Hi can anyone help me I have a hedgehog house, when should I put it out, and what should I put inside it? I have hedgehog food too!


----------



## lisa0307 (Aug 25, 2009)

The Hedgehog Forums


----------



## nicolaa123 (Mar 30, 2012)

Doggiesrule100 said:


> Hi can anyone help me I have a hedgehog house, when should I put it out, and what should I put inside it? I have hedgehog food too!


put it out now, but might be a bit late for the larger hogs as they would have made their winter nests by now.

I have 3 houses in the garden and they only get used as summer nests, never had one stay over for the winter in the boxes. You can line them with newspapers, I tend to leave grass cuttings about and leaves and they will make their own beds!!

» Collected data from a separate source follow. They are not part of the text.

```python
class GeneralizedIterativeClosestPoint(Registration):

    _method = capi.METHOD_GICP

    def setRotationEpsilon(self, eps: float):
        self._setf(capi.ROTATION_EPSILON, eps, "setRotationEpsilon")

    def setCorrespondenceRandomness(self, k: int):
        self._seti(capi.K_CORRESPONDENCES, k, "setCorrespondenceRandomness")

    def setMaximumOptimizerIterations(self, n: int):
        self._seti(capi.MAX_INNER_ITERATIONS, n, "setMaximumOptimizerIterations")

    def covariances(self, which: str, raw: bool = False) -> np.ndarray:
        w = (0 if which == "source" else 1) + (2 if raw else 0)
        n = self._n_source if w in (0, 2) else self._n_target
        cov = np.zeros((n, 3, 3))
        capi.check(self._lib.lsr_gicp_covariances(self._h, w, cov.ctypes.data_as(C.POINTER(C.c_double))), "covariances")
        return cov

    def setInputTarget(self, cloud):
        super().setInputTarget(cloud)
        self._n_target = int(np.shape(cloud)[0]) if not _is_torch_cuda(cloud) else int(cloud.shape[0])


def set_input_target_batch(regs: Sequence[Registration], clouds):
    lib = capi.load()
    B = len(regs)
    if len(clouds) != B:
        raise ValueError("one cloud per registration object")
# ... 80 lines not shown
```

Baseline: 440.2 registrations/s.

## Fuse last line-search trial gradient with Hessian pass in NDT More-Thuente

```diff
diff --git a/include/lidarslam_reg.h b/include/lidarslam_reg.h
--- a/include/lidarslam_reg.h
+++ b/include/lidarslam_reg.h
@@ -185,6 +185,8 @@
 int lsr_ndt_grid_centroids(lsr_handle h, float* centroid);
 int lsr_ndt_derivatives(lsr_handle h, const double* p6, const float* T16, int compute_hessian, double* score,
                         double* grad, double* hess);
+int lsr_ndt_derivatives_pairs(lsr_handle h, const double* p6, const float* T16, int compute_hessian, double* score,
+                              double* grad, double* hess, double* pairs);
 int lsr_gicp_covariances(lsr_handle h, int which, double* cov);
 int lsr_nearest_neighbors(lsr_handle h, const float* T16, int32_t* idx, float* d2);
 int lsr_get_profile(lsr_handle h, lsr_profile* out, int reset);
diff --git a/lidarslam_ros2_amd/_capi.py b/lidarslam_ros2_amd/_capi.py
--- a/lidarslam_ros2_amd/_capi.py
+++ b/lidarslam_ros2_amd/_capi.py
@@ -20,7 +20,7 @@
     "lsr_set_input_target_frames", "lsr_set_input_source", "lsr_set_input_source_device", "lsr_set_input_source_filtered", "lsr_set_input_source_frontend", "lsr_voxel_grid_filter",
     "lsr_share_target", "lsr_wait_stream", "lsr_align", "lsr_align_batch",
     "lsr_get_final_transformation", "lsr_has_converged", "lsr_get_fitness_score", "lsr_search_loop", "lsr_ndt_grid_info",
-    "lsr_ndt_grid_dump", "lsr_ndt_grid_centroids", "lsr_ndt_derivatives", "lsr_gicp_covariances", "lsr_nearest_neighbors", "lsr_get_profile",
+    "lsr_ndt_grid_dump", "lsr_ndt_grid_centroids", "lsr_ndt_derivatives", "lsr_ndt_derivatives_pairs", "lsr_gicp_covariances", "lsr_nearest_neighbors", "lsr_get_profile",
     "lsr_debug_angle_tables", "lsr_set_input_source_pc2", "lsr_get_source_pc2", "lsr_voxel_grid_filter_pc2", "lsr_shard_range", "lsr_comm_unique_id", "lsr_comm_create", "lsr_comm_destroy", "lsr_align_batch_sharded",
     "lsr_shard_plan", "lsr_align_batch_planned", "lsr_align_fitness_batch",
     "lsr_set_input_target_batch", "lsr_set_input_source_batch", "lsr_get_fitness_score_batch", "lsr_set_input_target_bcast", "lsr_get_source_pc2_device",
@@ -126,6 +126,7 @@
     L.lsr_ndt_grid_dump.argtypes = [vp, ip, ip, dp, dp]
     L.lsr_ndt_grid_centroids.argtypes = [vp, fp]
     L.lsr_ndt_derivatives.argtypes = [vp, dp, fp, C.c_int, dp, dp, dp]
+    L.lsr_ndt_derivatives_pairs.argtypes = [vp, dp, fp, C.c_int, dp, dp, dp, dp]
     L.lsr_gicp_covariances.argtypes = [vp, C.c_int, dp]
     L.lsr_nearest_neighbors.argtypes = [vp, fp, ip, fp]
     L.lsr_get_profile.argtypes = [vp, C.POINTER(Profile), C.c_int]
diff --git a/lidarslam_ros2_amd/csrc/capi.hip b/lidarslam_ros2_amd/csrc/capi.hip
--- a/lidarslam_ros2_amd/csrc/capi.hip
+++ b/lidarslam_ros2_amd/csrc/capi.hip
@@ -618,7 +618,7 @@
     int passes = 0;
     lead->prof.deriv_pairs = 0;
     for (int b = 0; b < B; b++) {
-      passes = std::max(passes, M[b].n_evals);
+      passes = std::max(passes, M[b].n_passes);
       lead->prof.deriv_pairs += (int64_t)M[b].last_pairs;
     }
     lead->prof.deriv_ms_total += ev_ms;
@@ -1728,8 +1728,13 @@
 
 int lsr_ndt_derivatives(lsr_handle h, const double* p6, const float* T16, int compute_hessian, double* score, double* grad,
                         double* hess) {
-  LSR_CHECK_HANDLE(h);
-  if (!p6) return LSR_ERR_INVALID_ARGUMENT;
+  return lsr_ndt_derivatives_pairs(h, p6, T16, compute_hessian, score, grad, hess, nullptr);
+}
+
+int lsr_ndt_derivatives_pairs(lsr_handle h, const double* p6, const float* T16, int compute_hessian, double* score, double* grad,
+                              double* hess, double* pairs) {
+  LSR_CHECK_HANDLE(h);
+  if (!p6 || compute_hessian < 0 || compute_hessian > 2) return LSR_ERR_INVALID_ARGUMENT;
   if (!h->target || h->target->n == 0) return LSR_ERR_NO_TARGET;
   if (!h->has_source) return LSR_ERR_NO_SOURCE;
   int st = ensure_ndt_grid(h);
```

As for food I put food all year round. This time of year keep an eye out for any small hogs that may have been born late and will not have enoughfat reserves to last the winter so may need to be over wintered.

Well done for caring about them....


----------



## Hedgelie (Oct 4, 2011)

Doggiesrule100 said:


> Hi can anyone help me I have a hedgehog house, when should I put it out, and what should I put inside it? I have hedgehog food too!


You should put it out now, preferably under shrub cover/undergrowth if you have same, and also preferably pointed south/south west in your garden. Placed against a wall or fence (hedgehogs follow those) and pack it with hay (preferably dust free, most supermarkets sell this, but if not ordinary hay is okay). Line the hedgehog house floor with newspaper and tear up a couple of pages as well if you want. It all goes in the mix. Don't use straw - they are as blind as the proverbial bat and they end up (like guinea pigs) with eye injuries.

As much hay as you can cram in as hogs build elaborate hibernaculums. Once you have done that don't disturb it - hogs need to feel safe and secure and they will abandon a home if they don't think it is.

Don't put food inside the house. If you are doing food do it throughout the winter because if it gets mild they will get up and look for food and water. Water is essential - they drink enormous quantities of it. Best food is kitten biscuits and crushed unsalted bird food peanuts and sunflower hearts.

Hedgehogs remember where food is and they can smell water from a quarter of a mile away. It's the mobile wand nose on the front which is forever sniffing.

If you want further detail go on the link provided but that's it for now I think.

It's the very busy season in our strange little hedgehog world - grabbing all the little hogs who won't survive hibernation unless they are at least 600-650g. Many youngsters do not survive their first year.

If any of you see a hog that looks "small" to you please click on the forum link provided and everyone will try to help.

Bit of a battle to be honest. Thank you for helping.


----------



## Doggiesrule100 (Sep 2, 2012)

thanks for the help everyone!
I have set the house up under a tree next to my shed where it is well tucked away! Also it's almost under my decking, where we often have hedgehogs living anyway. 
I haven't set it up properly, but I have put it down and put some hay inside it (I have PLENTY of hay, I buy bales for my guinea pigs and rabbit) 
How will I know if there is a hedgehog in it, without disturbing it and if none come how can I encourage them to?
Thanks!


----------



## nicolaa123 (Mar 30, 2012)

Hi, sounds good, please make sure its short cut hay as they can get it twisted round there feet. As for knowing you could set up a camera (like cctv) linked to your computer on record! I think tho apart from a late baby you won't see many more this year.

As for next year, put food out, dried meal worms, chopped nuts, cooked chicken will give them a good dinner and they may stay. However they may never use the hog home and just prefer under your decking or shed! Just the way they are!


----------